Selecting Spheres of Influence

Photo by Linus Nylund on Unsplash

 

I am very quick to sort information.  I try not to bias it from the source.  What is interesting becomes useful when you know what to look for and how to apply it across contexts.  The process in which one moves, or, more specifically, learns to move has been my focus for the last several years.  Big picture, it has shifted from performance to rehab to expression to interaction.  Most of the time the interaction has been between my own brain and my body.  As of late, however, it is my conversations with two people — Nicole Uno and Adrian Barr — that has made my expansion of understanding and relation so exponential it often feels exhilarating.

I don’t pay much attention to others.  It is too wonderful inside my head.  The ones I do hone in on, notably singular clients and groups of students, I almost try to mind meld with them; embodying their body and noticing leaks that I might make them aware of (along with how they can be shored up).  Rarely does it occur that someone can pique my interest from afar and keep it there.  My own thoughts are too accessible.  But with these two, I recognized they had something that I didn’t — a larger frame of reference in which they pulled their principles from.

Adarian is a track guy.  He is all about speed and getting faster and breaking down who won the race and why.   He hones in on how outliers are changing the game and making gains.  He openly challenges traditional protocols and wonders why the top sprinting times haven’t changed much over the past few decades.   Though running is a main focus, he can also tell you how Zion set things up to blow past his defender or why an eight year olds arms are the key to his locomotion issues.

Then there is what he can do.  At 55, he can likely beat anyone reading this in a race, wearing crocs.  He engineers shoes and patents and insoles and training equipment, turning ideas into tangible products.  The ability to take a concept from its infancy all the way to an object you can actually put in someone’s hand is obscenely impressive.  (Even fathoming all the steps and skills necessary to do such a thing is a challenge for me.)

Nicole is a studier of life.  She is a philosopher and ponderer and is constantly observing the world around her.  It was she who imparted upon me the importance of studying yourself at rest.  Her perception of the world at such a macro level helps her find the most essentially influential; the simple (and often neglected) patterns of rest, breathing, and gait are reflections of state and organizational properties.  They brilliantly dictate truth and order in the least chaotic condition of being.

 

If Adarian Barr has the code, Nicole Uno has the operating system.

 

Looking at their public body of work, they appear as opposites.  He encouraging falling and she, currently, as a climber, examines suspension.  The ground vs. a wall.  He compresses, she extends.  He can post on instagram ten times a day and she MAY eek one out every couple of months.  Even their websites are contradictory — his flooded with informational options at every nook of space, and hers simple, refined, and free of distraction.  Their styles present as pokes and prods vs. serene patience to properly display an elegance, but, in reality, they harbor a similar brilliance looking to find its way out.

When the thoughts in your head are ten steps past where everyone else resides it can be hard to relate and communicate.  Uno’s keen sense of finding what’s notable amongst the masses is what led me to Barr in the first place.  I’m terrible at looking through the ether of elsewhere.  BUT, when something gets pointed at as interesting, I am willing to take a snapshot feel over the course of a few weeks.  If I learn immediately or sense the presentation has an intriguing novelty to it, I will give it the time to deliver the consistency to pull me in.

Other than having excellent conversations with these two (that run the gamut and aren’t just ‘shop talk’) that steer me into a personal investigation, what really stands out is that when I bank a concept they mention that I can’t quite place or follow at the moment, I almost always find myself eventually crashing into it.  Months later, as I do my own thing, I will recognize, Oh!
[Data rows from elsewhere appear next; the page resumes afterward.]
typedef struct nin_gls_jacobian nin_gls_jacobian;
int nin_gls_jacobian_create(nin_grid *g, nin_gls_jacobian **out);
int nin_gls_jacobian_linearize(nin_gls_jacobian *J, const double *dev_u_cells, const double *dev_neumann_values, void *stream);
int nin_gls_jacobian_apply(nin_gls_jacobian *J, int32_t n, const double *dev_dperm, const double *dev_ddiff_mag, double *dev_dnode,
                           void *stream);
int nin_gls_jacobian_apply_transpose(nin_gls_jacobian *J, int32_t n, const double *dev_v, double *dev_grad_perm,
                                     double *dev_grad_diff_mag, void *stream);
int nin_gls_jacobian_contrib(nin_gls_jacobian *J, const double **dev_contrib, const double **dev_fold);
int nin_gls_jacobian_stamp(const nin_gls_jacobian *J, int64_t stamp[3]);
void nin_gls_jacobian_destroy(nin_gls_jacobian *J);
int nin_gls_jacobian_linearize_host(nin_gls_jacobian *J, const double *u_cells, const double *neumann_values);
int nin_gls_jacobian_apply_host(nin_gls_jacobian *J, int32_t n, const double *dperm, const double *ddiff_mag, double *dnode);
int nin_gls_jacobian_apply_transpose_host(nin_gls_jacobian *J, int32_t n, const double *v, double *grad_perm, double *grad_diff_mag);
int nin_gls_jacobian_fetch_host(nin_gls_jacobian *J, double *contrib, double *fold);

typedef struct nin_gls_rjacobian nin_gls_rjacobian;
int nin_gls_rjacobian_create(nin_grid *g, int32_t n_params, nin_gls_rjacobian **out);
int nin_gls_rjacobian_linearize(nin_gls_rjacobian *J, const double *dev_u_cells, const double *dev_neumann_values, const double *dev_basis,
                                int32_t basis_per_cell, void *stream);
int nin_gls_rjacobian_apply(nin_gls_rjacobian *J, int32_t n, const double *dev_dtheta, double *dev_dnode, void *stream);
int nin_gls_rjacobian_apply_transpose(nin_gls_rjacobian *J, int32_t n, const double *dev_v, double *dev_grad_theta, void *stream);
int nin_gls_rjacobian_buffer(nin_gls_rjacobian *J, const double **dev_R, int32_t *n_params);
int nin_gls_rjacobian_stamp(const nin_gls_rjacobian *J, int64_t stamp[3]);
void nin_gls_rjacobian_destroy(nin_gls_rjacobian *J);
int nin_gls_rjacobian_linearize_host(nin_gls_rjacobian *J, const double *u_cells, const double *neumann_values, const double *basis,
                                     int32_t basis_per_cell);
int nin_gls_rjacobian_apply_host(nin_gls_rjacobian *J, int32_t n, const double *dtheta, double *dnode);
int nin_gls_rjacobian_apply_transpose_host(nin_gls_rjacobian *J, int32_t n, const double *v, double *grad_theta);
int nin_gls_rjacobian_fetch_host(nin_gls_rjacobian *J, double *R);

typedef struct nin_gls_xjacobian nin_gls_xjacobian;
int nin_gls_xjacobian_create(nin_grid *g, nin_gls_xjacobian **out);
int nin_gls_xjacobian_linearize(nin_gls_xjacobian *J, const double *dev_u_cells, const double *dev_neumann_values, void *stream);
int nin_gls_xjacobian_apply(nin_gls_xjacobian *J, int32_t n, const double *dev_dpoints, double *dev_dnode, void *stream);
int nin_gls_xjacobian_apply_transpose(nin_gls_xjacobian *J, int32_t n, const double *dev_v, double *dev_grad_points, void *stream);
int nin_gls_xjacobian_records(nin_gls_xjacobian *J, const double **dev_cell, const double **dev_face, const double **dev_own,
                              int64_t *scratch_bytes);
int nin_gls_xjacobian_stamp(const nin_gls_xjacobian *J, int64_t stamp[3]);
void nin_gls_xjacobian_destroy(nin_gls_xjacobian *J);
int nin_gls_xjacobian_linearize_host(nin_gls_xjacobian *J, const double *u_cells, const double *neumann_values);
int nin_gls_xjacobian_apply_host(nin_gls_xjacobian *J, int32_t n, const double *dpoints, double *dnode);
int nin_gls_xjacobian_apply_transpose_host(nin_gls_xjacobian *J, int32_t n, const double *v, double *grad_points);
int nin_gls_xjacobian_fetch_host(nin_gls_xjacobian *J, double *cell, double *face, double *own);

int nin_gls_xjacobian_pattern(nin_gls_xjacobian *J, int64_t *n_blocks, const int64_t **dev_block_ptr, const int32_t **dev_block_col,
                              void *stream);
int nin_gls_xjacobian_pattern_copy(nin_gls_xjacobian *J, int64_t *dev_block_ptr_out, int32_t *dev_block_col_out, void *stream);
int nin_gls_xjacobian_assemble(nin_gls_xjacobian *J, double *dev_values, void *stream);
int nin_gls_xjacobian_pattern_host(nin_gls_xjacobian *J, int64_t *block_ptr, int32_t *block_col, int64_t *n_blocks);
int nin_gls_xjacobian_assemble_host(nin_gls_xjacobian *J, double *values);

int nin_gls_jacobian_linearize_dirty(nin_gls_jacobian *J, const double *dev_u_cells, const double *dev_neumann_values, void *stream, int clear,
                                     int64_t *n_rows);
int nin_gls_rjacobian_linearize_dirty(nin_gls_rjacobian *J, const double *dev_u_cells, const double *dev_neumann_values, const double *dev_basis,
                                      int32_t basis_per_cell, void *stream, int clear, int64_t *n_rows);
int nin_gls_xjacobian_linearize_dirty(nin_gls_xjacobian *J, const double *dev_u_cells, const double *dev_neumann_values, void *stream, int clear,
                                      int64_t *n_rows);
int nin_gls_jacobian_linearize_dirty_host(nin_gls_jacobian *J, const double *u_cells, const double *neumann_values, int clear, int64_t *n_rows);
int nin_gls_rjacobian_linearize_dirty_host(nin_gls_rjacobian *J, const double *u_cells, const double *neumann_values, const double *basis,
                                           int32_t basis_per_cell, int clear, int64_t *n_rows);
int nin_gls_xjacobian_linearize_dirty_host(nin_gls_xjacobian *J, const double *u_cells, const double *neumann_values, int clear, int64_t *n_rows);
int nin_grid_mark_dirty_device(nin_grid *g, const void *dev_ids, int ids_are_int64, int64_t n, int ids_are_cells, void *stream);

int nin_pack_connectivity(int32_t n_blocks, const int64_t *const *block_data, const int64_t *rows, const int64_t *cols,
                          const int64_t *type_id, int64_t *connectivity, int64_t *element_types);
int nin_pack_table_row(const double *src, int64_t n, int64_t src_cols, int64_t take, double *dst);
int nin_diff_mag(const double *permeability, int64_t n_elems, double *diff_mag);
int nin_hash64(const void *data, size_t bytes, uint64_t *out);

int nin_host_alloc(size_t bytes, void **ptr);
int nin_host_free(void *ptr);

int nin_grid_release_scratch(nin_grid *g);

int64_t nin_algorithmic_bytes(const nin_grid *g, int method);

const char *nin_kernel_name(int method);

int nin_gls_plan(const nin_grid *g, int64_t counts[22]);

int nin_gls_plan_flops(nin_grid *g, double alg[22], double ref[22], int64_t computed[22]);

THAT’s what they were talking about.  They offer points to immediately consider and experiment with AND navigational constructs to revolve around when I’m ready.

Offering insights that last and linger amongst all of the internal and curious traipsing I do is incredibly special and valuable.  Once I find what they speak of in my own terms I am able to transfer it to others.  My own fortuitous streams of context eventually meet up (if not catch up) with them, and everyone we are able to connect with sharpens.  Being heard, understood, and challenged into clarity is what relationships are for, and to be able to sit between these two makes me the most appreciative conduit — a role I hope is as beneficial to them as it is to me.